Communications and Signal Processing Seminar
Canonical Representation of Achievable Region in Mutiterminal Source Coding
Since Shannon's pioneering discovery of the mathematical principle behind one-terminal source coding, Shannon-type single-letter descriptions have been sought for more general problems. However, till recently, only a handful of specific problems, including the respective ones due to Slepian and Wolf, Wyner, Ahlswede and Korner, Wyner and Ziv, and Berger and Yeung, were known to allow the desired single-letter characterization. In other words, single-letter descriptions have enjoyed limited success in capturing a general principle behind the class of multiterminal source coding. In contrast, we obtain a canonical representation for this class, which is based on Slepian-Wolf theorem, and not necessarily of single-letter type. Further, we show that our representation reduces to single-letter for a broad subclass of multiterminal problems, where all but at most one sources are perfectly reconstructed with or without the help of side information available at the decoder!

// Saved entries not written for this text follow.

# nanoporetech/medaka

Hardware: NVIDIA H100
Metric: pileup positions/sec (consensus inference) (higher is better)
Workload: dtype f32

## Files before the change

include/medaka_b200.h:

```cpp
#ifndef MEDAKA_B200_H
#define MEDAKA_B200_H

#include <stddef.h>
#include <stdint.h>

#ifdef __cplusplus
extern "C" {
#endif

#define MDK_OK 0
#define MDK_ERR_ARG -1
#define MDK_ERR_CUDA -2
#define MDK_ERR_STATE -3
#define MDK_ERR_UNSUPPORTED -4
#define MDK_ERR_NOMEM -5

#define MDK_PREC_TC 0
#define MDK_PREC_FP32 1

#define MDK_REC_AUTO 0
#define MDK_REC_ONE_TILE 1
#define MDK_REC_PINGPONG 2

#define MDK_NORM_TOTAL 0
#define MDK_NORM_FWD_REV 1
#define MDK_NORM_NONE 2

typedef struct mdk_engine mdk_engine;
typedef struct mdk_bam mdk_bam;
typedef struct mdk_bam_batch mdk_bam_batch;

typedef struct mdk_model_desc {
    int32_t num_features;
    int32_t gru_size;
    int32_t n_layers;
    int32_t bidirectional;
    int32_t num_classes;
} mdk_model_desc;

typedef struct mdk_timings {
    float h2d_ms;
    float inproj0_ms;
    float rec0_ms;
    float inproj1_ms;
    float rec1_ms;
    float head_ms;
    float d2h_ms;
    float total_ms;
    int32_t launches;
} mdk_timings;

const char *mdk_plp_bases(void);
size_t mdk_featlen(void);
size_t mdk_fwd_del(void);
size_t mdk_rev_del(void);

const char *mdk_last_error(void);
const char *mdk_version(void);
int mdk_device_count(int *count);
int mdk_device_info(int device, int *sm_arch, int *sm_count, size_t *total_mem);

int mdk_host_alloc(size_t bytes, void **out);
int mdk_host_free(void *p);
int mdk_dev_alloc(int device, size_t bytes, void **out);
int mdk_dev_free(int device, void *p);
int mdk_memcpy_h2d(int device, void *dst_dev, const void *src_host, size_t bytes);
int mdk_memcpy_d2h(int device, void *dst_host, const void *src_dev, size_t bytes);
int mdk_dev_memset(int device, void *dst_dev, int value, size_t bytes);
int mdk_device_synchronize(int device);

int mdk_engine_create(int device, const mdk_model_desc *desc, mdk_engine **out);
int mdk_engine_destroy(mdk_engine *e);
int mdk_engine_load_gru(mdk_engine *e, int layer, int direction, const float *w_ih,
                        const float *w_hh, const float *b_ih, const float *b_hh);
int mdk_engine_load_linear(mdk_engine *e, const float *w, const float *b);
// ... 94 lines not shown
                  mdk_bam_batch **out);
int64_t mdk_bam_batch_size(mdk_bam_batch *x);
int mdk_bam_batch_arrays(mdk_bam_batch *x, const int32_t **pos, const uint16_t **flag, const uint8_t **mapq,
                         const int32_t **l_seq, const uint32_t **cigar, const int64_t **cigar_off,
                         const uint8_t **seq, const int64_t **seq_off, const uint8_t **aux, const int64_t **aux_off,
                         const char **names, const int64_t **name_off);
int mdk_bam_batch_qual(mdk_bam_batch *x, const uint8_t **qual, const int64_t **qual_off);
int mdk_bam_batch_free(mdk_bam_batch *x);

int mdk_annotate(int device, int64_t n_rec, const int32_t *pos, const uint16_t *flag, const uint8_t *mapq,
                 const uint8_t *dtype, const uint32_t *cigar, const int64_t *cigar_off, const uint8_t *seq,
                 const int64_t *seq_off, const uint8_t *contig, int32_t contig_start, int32_t contig_n,
                 int32_t contig_len, int64_t n_var, const int32_t *var_pos, const int32_t *var_ref_len,
                 const int64_t *hap_off, const int64_t *allele_off, const uint8_t *alleles, int32_t pad,
                 int32_t min_mapq, int32_t dpsp, const int8_t *score, int32_t gap_open, int32_t gap_extend,
                 int64_t *dp_out, int64_t *sr_out, int64_t *ar_out, int64_t *sc_out, int64_t *stats_out,
                 float *kernel_ms);

int mdk_decode_consensus(int device, const float *probs, int64_t n, uint8_t *labels_out,
                         uint8_t *quals_out);
int mdk_decode_consensus_dev(int device, const float *probs_dev, int64_t n,
                             uint8_t *labels_out_dev, uint8_t *quals_out_dev);
int mdk_decode_consensus_f64(int device, const double *probs, int64_t n, uint8_t *labels_out,
                             uint8_t *quals_out);

int mdk_stitch_consensus(int device, const float *const *seg_probs, const int64_t *seg_rows, int64_t n_seg,
                         uint8_t *seq_out, uint8_t *qual_out, int64_t *seg_out_off);
int mdk_stitch_consensus_dev(int device, const float *probs_dev, int64_t n_rows, const int64_t *seg_base,
                             int64_t n_seg, uint8_t *seq_out_dev, uint8_t *qual_out_dev, int64_t *seg_out_off);
int mdk_stitch_labels_dev(int device, const uint8_t *labels_dev, const uint8_t *quals_dev,
                          const int64_t *seg_start, const int64_t *seg_rows, int64_t n_seg,
                          uint8_t *seq_out, uint8_t *qual_out, int64_t *seg_out_off);
int mdk_variant_join_cuts(int device, const uint8_t *const *seg_calls, const int64_t *seg_rows, int64_t n_seg,
                          int64_t *cut_out);
int mdk_decode_variants_dev(int device, const uint8_t *const *seg_calls, const float *const *seg_pred_q,
                            const float *const *seg_ref_q, const int64_t *seg_rows, int64_t n_seg,
                            const int64_t *sample_seg, int64_t n_samples, int64_t max_runs, int64_t *run_sample,
                            int64_t *run_start, int64_t *run_len, float *run_pred_q, float *run_ref_q,
                            int64_t max_run_cols, uint8_t *run_pred, float *run_col_pred_q, float *run_col_ref_q,
                            float *ref_q_out, int64_t *n_runs_out, int64_t *n_run_cols_out);

int mdk_variant_columns(int device, const int64_t *minor, const uint8_t *reference,
                        const uint8_t *prediction, uint8_t *out, int64_t len);

int mdk_decode_variants(int device, const float *probs, const int64_t *minor, const uint8_t *ref_code, int64_t n,
                        uint8_t *pred_out, uint8_t *is_var_out, float *pred_q_out, float *ref_q_out, int64_t max_runs,
                        int64_t *run_start, int64_t *run_len, float *run_pred_q, float *run_ref_q,
                        int64_t *n_runs_out);

int mdk_selftest_umma(int device, const float *A, const float *B, float *D, int N, int K,
                      int variant);

int mdk_debug_timeline(mdk_engine *e, int n_last, float *out);
int mdk_debug_read_plog(mdk_engine *e, float *out_host, int64_t n_floats);
int mdk_rl_debug_read(mdk_rl_engine *e, int which, float *out_host, int64_t n_floats);

typedef struct mdk_trainer mdk_trainer;

#define MDK_OPT_RMSPROP 0
#define MDK_OPT_ADAM 1
#define MDK_OPT_NADAM 2
#define MDK_OPT_SGD 3

typedef struct mdk_optim_desc {
    int32_t kind;
    float alpha, beta1, beta2, eps, weight_decay, momentum, dampening, momentum_decay;
    int32_t nesterov;
} mdk_optim_desc;

typedef struct mdk_train_stats {
    double loss;
    int64_t n_correct;
    int64_t n_positions;
    float grad_norm;
    int32_t skipped;
} mdk_train_stats;

int mdk_trainer_create(int device, const mdk_model_desc *desc, mdk_trainer **out);
int mdk_trainer_destroy(mdk_trainer *tr);
int mdk_trainer_load_gru(mdk_trainer *tr, int layer, int direction, const float *w_ih, const float *w_hh,
                         const float *b_ih, const float *b_hh);
int mdk_trainer_load_linear(mdk_trainer *tr, const float *w, const float *b);
int mdk_trainer_set_optimizer(mdk_trainer *tr, const mdk_optim_desc *opt);
int mdk_trainer_step(mdk_trainer *tr, const float *feats, const int32_t *labels, int64_t B, int64_t T, float lr,
                     float max_norm, mdk_train_stats *stats);
int mdk_trainer_eval(mdk_trainer *tr, const float *feats, const int32_t *labels, int64_t B, int64_t T, float *probs,
                     float *logits, mdk_train_stats *stats);
int mdk_trainer_num_params(mdk_trainer *tr, int64_t *n);
int mdk_trainer_read_params(mdk_trainer *tr, float *out_host, int64_t n);
int mdk_trainer_read_grads(mdk_trainer *tr, float *out_host, int64_t n);
int mdk_trainer_workspace_bytes(const mdk_model_desc *desc, int64_t B, int64_t T, size_t *bytes, size_t *budget);
int mdk_trainer_stage_ms(mdk_trainer *tr, float *ms);
int mdk_trainer_set_bptt_windows(mdk_trainer *tr, int nb);

typedef struct mdk_rl_trainer mdk_rl_trainer;

int mdk_rl_trainer_create(int device, int32_t lstm_size, int32_t cnn_size, int32_t use_dwells, int32_t num_classes,
                          mdk_rl_trainer **out);
int mdk_rl_trainer_destroy(mdk_rl_trainer *tr);
int mdk_rl_trainer_load(mdk_rl_trainer *tr, const char *name, const float *data, int64_t n);
int mdk_rl_trainer_set_optimizer(mdk_rl_trainer *tr, const mdk_optim_desc *opt);
int mdk_rl_trainer_step(mdk_rl_trainer *tr, const int8_t *x, const int32_t *labels, int64_t B, int64_t P, int64_t D,
                        int64_t F, float lr, float max_norm, mdk_train_stats *stats);
int mdk_rl_trainer_eval(mdk_rl_trainer *tr, const int8_t *x, const int32_t *labels, int64_t B, int64_t P, int64_t D,
                        int64_t F, float *probs, float *logits, mdk_train_stats *stats);
int mdk_rl_trainer_num_params(mdk_rl_trainer *tr, int64_t *n);
// ... 15 lines not shown
```

medaka_b200/csrc/api.cu:

```cuda
#include <algorithm>
#include <cstdlib>
#include <cstring>
#include <new>

#include "common.cuh"
#include "gru_pack.cuh"

namespace mdk {

static thread_local std::string g_last_error;

void set_error(const std::string &msg) { g_last_error = msg; }

int cuda_fail(cudaError_t err, const char *what, const char *file, int line) {
    char buf[512];
    snprintf(buf, sizeof(buf), "CUDA error %d (%s) at %s:%d: %s", (int)err, cudaGetErrorString(err), file, line, what);
    g_last_error = buf;
    if (err == cudaErrorMemoryAllocation) {
        cudaGetLastError();
        return MDK_ERR_NOMEM;
    }
    return MDK_ERR_CUDA;
}

// ... 126 lines not shown
}

static int ensure_quals(mdk_lane &ln) {
    if (ln.cap_quals >= ln.cap_io && ln.d_quals) return MDK_OK;
    dev_free(ln.d_quals);
    ln.cap_quals = 0;
    int rc;
    if ((rc = dev_alloc(&ln.d_quals, (size_t)ln.cap_io))) return rc;
    ln.cap_quals = ln.cap_io;
    return MDK_OK;
}

static int ensure_var(mdk_lane &ln) {
    if (ln.cap_var >= ln.cap_io && ln.d_ref) return MDK_OK;
    dev_free(ln.d_ref); dev_free(ln.d_calls); dev_free(ln.d_pred_q); dev_free(ln.d_ref_q);
    ln.cap_var = 0;
    int rc;
    if ((rc = dev_alloc(&ln.d_ref, (size_t)ln.cap_io))) return rc;
    if ((rc = dev_alloc(&ln.d_calls, (size_t)ln.cap_io))) return rc;
    if ((rc = dev_alloc(&ln.d_pred_q, (size_t)ln.cap_io))) return rc;
    if ((rc = dev_alloc(&ln.d_ref_q, (size_t)ln.cap_io))) return rc;
    ln.cap_var = ln.cap_io;
    return MDK_OK;
}
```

Not surprisingly, the above subclass includes all aforementioned problems as special cases. Moreover, our theory completely solves the single-helper problem of Csiszar and Korner, which remained open in the general case. In light of our result, generic multiterminal problems can now be divided into two braod categories: (1) easy (completely solved) problems, where at most one source is not perfectly reconstructed, and which admit single-letter descriptions, and (2) difficult (in general, open) problems, where more than one sources are not perfectly reconstructed, and which in general are not known to admit single-letter descriptions. In this talk, we shall see that a fundamental structural difference exists between the above two categories. Specifically, the factor graph corresponding to the information-theoretic description involves no cycles in the former category, and irreducible cycles in the latter. Further, for the 'difficult' problems, although our representation does not take a simple form, we still have a hierarchical description. Histortically, some researchers, such as Csiszar and Korner, do refer to similar (yet less effective) hierachical characterizations; however, their usefulness has so far not been realized. We break new ground by pointing out useful properties of our hierarchical representation, which potentially leads to efficient computational methods based on divide-and-conquer policy. Specifically, we shall see that our factor-graphs in question can be built in a modular fashion, where the lower-order graphs suggest good starting point for higher-order ones.
Soumya Jana was born in Calcutta, India, in 1973. He graduated from the Indian Institute of Technology, Kharagpur, in 1995 with a B. Tech. in Electronics and Electrical Communication Engineering. He went on to obtain an M. E. in Electrical Communication Engineering from the Indian Institute of Science, Bangalore, in 1997, and a Ph. D. in Electrical Engineering from University of Illinois, Urbana-Champaign, in 2005. Before joining the University of Illinois, he worked as a software engineer at Silicon Automation Systems in Bangalore. Since 2006, he has been continuing his research at the University of Illinois as a postdoctoral research associate. His research interests include multiterminal source coding, decision theory, transform coding and quantization, and broadcast channel coding.